Epilepsy remains a significant global health burden, affecting 1% of the world’s population, with the highest rates in sub-Saharan Africa. In Kenya, over 80% of people with epilepsy live in low-resource settings, where access to care is often limited. To address this challenge, Dr. Jane von Gaudecker, Ph.D., RN, associate professor at the Indiana University School of Nursing, is leading a groundbreaking study, “Bridging the Treatment Gap by Expanding Access to Care for People with Epilepsy in Kenya” (BEACON). Supported by a $2.4 million grant from the National Institute of Neurological Disorders and Stroke and the Fogarty International Center, the study seeks to improve epilepsy care in western Kenya, with Dr. Chrispine Owuor Oduor, MBChB, MMed, from Moi Teaching and Referral Hospital in Kenya, serving as co-principal investigator.
Kenya’s healthcare system is divided into various levels, with most people relying on public facilities due to the prohibitive cost of private healthcare. However, von Gaudecker's previous study revealed that only 28% of newly diagnosed epilepsy patients at tertiary hospitals returned for follow-up, underscoring a large treatment gap. Contributing factors include the high cost of care, long travel distances, stigma, and a lack of awareness about the importance of medication adherence.
“This is a treatment gap that we can’t ignore,” said von Gaudecker. “People in rural Kenya face so many indirect costs—travel, time away from work, and stigma—that they often prioritize their daily wages over continuing their care. Our goal with BEACON is to bring epilepsy treatment closer to home.”
The BEACON project is designed to tackle these challenges through a combination of task-sharing and technology. Healthcare professionals—nurses, clinical officers, and medical officers— at the lower levels of the public healthcare system will receive specialized training to diagnose and manage epilepsy, allowing them to handle cases effectively.

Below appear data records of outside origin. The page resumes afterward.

template <bool PLANE, bool WIDE>
__device__ __forceinline__ void associate_one(const OdomArgs& a, int b, int qi, const SeqMeta& m, const GridView& g, int lane, int* row) {
  constexpr int kSweep = SweepRows<PLANE, WIDE>::value;
  const int qcap = PLANE ? a.R * kFlatPerRing : a.R * kSharpPerRing;
  const float4* Q = (PLANE ? a.flat : a.sharp) + (long long)b * qcap;
  const float4 raw = Q[qi];
  const float4 sel = ((PLANE ? a.sel_flat : a.sel_sharp) + (long long)b * qcap)[qi];
  const bool bad = g.flags[0] != 0, unsorted = g.flags[1] != 0;
  const float frac = raw.w - (float)(int)raw.w;
  const int nt = PLANE ? m.n_surf_last : m.n_corner_last;
  const float4* T = PLANE ? surf_last(a, b, m.parity) : corner_last(a, b, m.parity);
  int valid = 0;
  Track t1 = {~0ull, 0.f, 0.f, 0.f}, t2 = t1, t3 = t1;
  Kept<kSweep> kept;
  kept.ok = false;
#pragma unroll
  for (int u = 0; u < kSweep; ++u) { kept.a[u] = false; kept.p[u] = make_float4(0.f, 0.f, 0.f, 0.f); }
  unsigned long long best2 = ~0ull, best3 = ~0ull;
  const unsigned long long nn = nt > 0 ? wave_nn(g, bad, PLANE ? 1 : 0, T, nt, sel, lane, row, t1, kept) : ~0ull;
  const float nnd = __uint_as_float((unsigned)(nn >> 32));
  if (nn != ~0ull && (double)nnd < 25.0) {
    const int closest = (int)((unsigned)nn >> 12);
    const int cid = bad ? (int)T[closest].w : (int)((unsigned)nn & 0xfffu) - 1;
    auto consider = [&](const float4& p, int j, int key) {
      if (j == closest) return;
      const bool up = j > closest;
      bool c2, c3;
      if (PLANE) { c2 = up ? key <= cid : key >= cid; c3 = !c2; }
      else { c2 = up ? key > cid : key < cid; c3 = false; }
      const float d = walk_dist(p, sel);
      if (!((double)d < 25.0)) return;
      const unsigned seq = up ? (unsigned)(j - closest) : 0x40000000u + (unsigned)(closest - j);
      const unsigned long long v = ((unsigned long long)__float_as_uint(d) << 32) | seq;
      track_take(t2, c2, v, p);
      if (PLANE) track_take(t3, c3, v, p);
    };
    if (!bad && !unsorted) {
      auto visit = [&](const float4& p) {
        const unsigned wb = __float_as_uint(p.w);
        const int j = (int)(wb & kIdxMask), pk = (int)(wb >> 20) - 1;
        if (pk >= cid - 2 && pk <= cid + 2) consider(p, j, pk);
      };
      bool done2 = false, done3 = !PLANE;
      float lim2 = 25.0f, lim3 = 25.0f;
      if (kept.ok) {
#pragma unroll
        for (int u = 0; u < kSweep; ++u) if (kept.a[u]) visit(kept.p[u]);
        best2 = wave_min_u64(t2.v);
        if (PLANE) best3 = wave_min_u64(t3.v);
        const float bound = (1.0f - 0.01f) * cell3_of(PLANE ? 1 : 0), b2 = bound * bound;
        if (best2 != ~0ull) lim2 = __uint_as_float((unsigned)(best2 >> 32));
        if (PLANE && best3 != ~0ull) lim3 = __uint_as_float((unsigned)(best3 >> 32));
        done2 = best2 != ~0ull && lim2 <= b2;
        done3 = !PLANE || (best3 != ~0ull && lim3 <= b2);
      }
      for (int level = 0; level < 2 && !(done2 && done3); ++level) {
        const float cell = kCell2, inv = 1.0f / cell;
        const int cx = (int)floorf(sel.x * inv), cy = (int)floorf(sel.y * inv);
        const int nlook = level == 0 ? 45 : 80;
        for (int lb = 0; lb < nlook; lb += 64) {
          const int l = lb + lane;
          int s0 = 0, cnt = 0;
          if (l < nlook) {
            const int key = cid + l % 5 - 2, cc = l / 5;
            int ddx, ddy;
            if (level == 0) { ddx = cc % 3 - 1; ddy = cc / 3 - 1; }
            else ring2d(2, cc, &ddx, &ddy);
            const bool second = PLANE ? key == cid : key != cid;
            const bool wanted = second ? !done2 : (PLANE && !done3);
            const float gx = cell_gap(sel.x, cx + ddx, cell), gy = cell_gap(sel.y, cy + ddy, cell);
            if (key >= 0 && wanted && (gx * gx + gy * gy) * 0.999f <= (second ? lim2 : lim3)) {
              const unsigned h = hash3(cx + ddx, cy + ddy, key) & (unsigned)(g.H - 1);
              s0 = g.start2[h];
              cnt = g.start2[h + 1] - s0;
            }
          }
          wave_sweep<kSweep>(g.sorted2, s0, cnt, lane, row, visit);
        }
        best2 = wave_min_u64(t2.v);
        if (PLANE) best3 = wave_min_u64(t3.v);
        const float bound = ((float)(level + 1) - 0.01f) * cell, b2 = bound * bound;
        if (b2 >= 25.0f) break;
        if (best2 != ~0ull) lim2 = __uint_as_float((unsigned)(best2 >> 32));
        if (PLANE && best3 != ~0ull) lim3 = __uint_as_float((unsigned)(best3 >> 32));
        done2 = best2 != ~0ull && lim2 <= b2;
        done3 = !PLANE || (best3 != ~0ull && lim3 <= b2);
      }
    } else {
      for (int base = closest + 1; base < nt; base += 64) {
        const int j = base + lane;
        bool stop = false;
        float4 p = make_float4(0.f, 0.f, 0.f, 0.f);
        int key = 0;
        if (j < nt) { p = T[j]; key = (int)p.w; stop = (double)key > (double)cid + 2.5; }
        const unsigned long long sm = __ballot(stop);
        const int first_stop = sm ? (__ffsll((long long)sm) - 1) : 64;
        if (j < nt && lane < first_stop) consider(p, j, key);
        if (sm) break;
      }
      for (int base = closest - 1; base >= 0; base -= 64) {
        const int j = base - lane;
        bool stop = false;
        float4 p = make_float4(0.f, 0.f, 0.f, 0.f);
        int key = 0;
        if (j >= 0) { p = T[j]; key = (int)p.w; stop = (double)key < (double)cid - 2.5; }
        const unsigned long long sm = __ballot(stop);
        const int first_stop = sm ? (__ffsll((long long)sm) - 1) : 64;
        if (j >= 0 && lane < first_stop) consider(p, j, key);
        if (sm) break;
      }
      best2 = wave_min_u64(t2.v);
      if (PLANE) best3 = wave_min_u64(t3.v);
    }
    valid = best2 != ~0ull && (!PLANE || best3 != ~0ull);
  }
  if (PLANE) {
    PlaneRec* e = a.planes + (long long)b * a.R * kFlatPerRing + qi;
    if (lane == 0) {
      e->cp[0] = raw.x; e->cp[1] = raw.y; e->cp[2] = raw.z;
      e->valid = valid; e->pad[0] = __float_as_int(frac); e->pad[1] = e->pad[2] = 0;
      if (!valid) for (int k = 0; k < 3; ++k) e->j[k] = e->l[k] = e->m[k] = 0.f;
    }
    if (valid) {
      if (t1.v == nn) { e->j[0] = t1.x; e->j[1] = t1.y; e->j[2] = t1.z; }
      if (t2.v == best2) { e->l[0] = t2.x; e->l[1] = t2.y; e->l[2] = t2.z; }
      if (t3.v == best3) { e->m[0] = t3.x; e->m[1] = t3.y; e->m[2] = t3.z; }
    }
  } else {
    EdgeRec* e = a.edges + (long long)b * a.R * kSharpPerRing + qi;
    if (lane == 0) {
      e->cp[0] = raw.x; e->cp[1] = raw.y; e->cp[2] = raw.z;
      e->valid = valid; e->pad[0] = __float_as_int(frac); e->pad[1] = 0;
      if (!valid) for (int k = 0; k < 3; ++k) e->a[k] = e->b[k] = 0.f;
    }
    if (valid) {
      if (t1.v == nn) { e->a[0] = t1.x; e->a[1] = t1.y; e->a[2] = t1.z; }
      if (t2.v == best2) { e->b[0] = t2.x; e->b[1] = t2.y; e->b[2] = t2.z; }
// ... 240 lines not shown
    for (int lb = 0; lb < n_look; lb += W) {
      const int k = lb + l;
      int s0 = 0, cnt = 0;
      const bool centre = k >= ncell * nslot;
      const int slot = centre ? k - ncell * nslot : k >> lc;
      const bool other = slot < 4;
      if (k < n_look && (other ? wo : ws)) {
        const int key = cid - 2 + (int)((0x2819u >> (slot * 3)) & 7u);
        int ddx = 0, ddy = 0;
        float gx = 0.f, gy = 0.f;
        if (stage > 0 && !centre) {
          const CellOff2 o = kRingCells[(stage == 1 ? 0 : 8) + (k & (ncell - 1))];
          ddx = o.dx; ddy = o.dy;
          gx = axis_gap(ddx, o.ax, ax); gy = axis_gap(ddy, o.ay, ay);
        }
        const bool second = PLANE ? !other : true;
        if (key >= 0 && (gx * gx + gy * gy) * 0.999f <= (second ? lim2 : lim3)) {
          const unsigned hh = hash3(cx + ddx, cy + ddy, key) & hm;
          bucket_bounds(g.start2, hh, s0, cnt);
        }
      }
      ALOAM_PHASE("ring_sweep");
      sweep2<HALVES, kRows>(g.sorted2, last_index, s0, cnt, lane, last4, lds, [&](const float4& p, int, bool) {
        const unsigned wb = __float_as_uint(p.w);
        consider2<PLANE, NEARLY>(dist_to(p, sxy, sz), (int)(wb & kIdxMask), (int)(wb >> 20) - 1, closest, cid, t2, t3, lo, hi);
      }, nullptr, nullptr, PLANE ? 1 : 0, 8 + 4 * stage);
    }
    ALOAM_PHASE("ring_mins");
    if (!PLANE || track2) best2 = seg_min<HALVES>(t2, last4);
    if (PLANE) best3 = seg_min<HALVES>(t3, last4);
    ALOAM_PHASE("ring_bounds");
    if (stage == 2) break;
    float bound;
    if (stage == 0) bound = (1.0f - 0.01f) * fmaxf(fminf(fminf(ax.up, ax.dn), fminf(ay.up, ay.dn)) + rc, 0.f);
    else bound = ((float)stage - 0.01f) * rc;
    const float b2 = bound * bound;
    if (!none(best2)) lim2 = __uint_as_float((unsigned)(best2 >> 32));
    if (PLANE && !none(best3)) lim3 = __uint_as_float((unsigned)(best3 >> 32));
    if (!none(best2) && lim2 <= b2) want2 = false;
    if (PLANE && !none(best3) && lim3 <= b2) want3 = false;
  }
}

Also, community health workers will be trained to screen individuals living with epilepsy in the community and support patient follow-up. This task-sharing model will bring care closer to patients in rural and semi-urban areas, reducing the need for long-distance travel to tertiary hospitals. In addition, the study is integrating an Epilepsy Medical Record System (EMRS) to support patient tracking and follow up, ensuring continuity of care.
Epilepsy is responsible for a significant disease burden, with delays in treatment and medication non-adherence leading to poor quality of life, high healthcare costs, and a risk of injury or premature death. Cost-effective, culturally appropriate interventions are crucial in closing the treatment gap and improving care retention and antiseizure medication (ASM) adherence.
The BEACON study is innovative in its use of a cluster-randomized trial to compare usual care with a task-sharing intervention supported by the EMRS. Through its three specific aims, the study will build clinical and research capacity in Kenya, evaluate the intervention’s effectiveness, and assess its cost-effectiveness. Ultimately, the project seeks to reduce the epilepsy treatment gap and improve care outcomes by leveraging Kenya’s existing healthcare infrastructure.
“Epilepsy is a condition steeped in myths and misconceptions,” von Gaudecker explained. “Some people believe it’s contagious, or caused by witchcraft, which makes it difficult for patients to seek treatment. Through this initial intervention study aimed at addressing the epilepsy treatment gap in western Kenya, we will begin by training healthcare professionals. Our aim is to shift these attitudes and enhance the quality of care for people with epilepsy.”
Despite the many challenges, the BEACON team is working closely with the community stakeholders in the region where the study will take place. Community leaders, traditional healers, healthcare professionals, patients, and their families have expressed a strong desire for better epilepsy care, suggesting that the intervention will be well-received. While there is currently no budget for a full-scale community engagement intervention, von Gaudecker is optimistic that the ripple effect of training healthcare professionals will extend to the broader community.
“Our hope is that what we learn here will inform epilepsy care globally, especially in resource-limited communities and areas that still carry these myths and misconceptions,” she said. "This project is about giving people the care they deserve, no matter where they live."
The long-term goal of BEACON is to create a scalable, sustainable model for epilepsy care in low-resource settings, not only in Kenya but also in other countries facing similar challenges. Through collaboration with AMPATH (Academic Model Providing Access to Healthcare), von Gaudecker and her team aim to transform epilepsy care in Kenya and provide a model for improving care outcomes worldwide.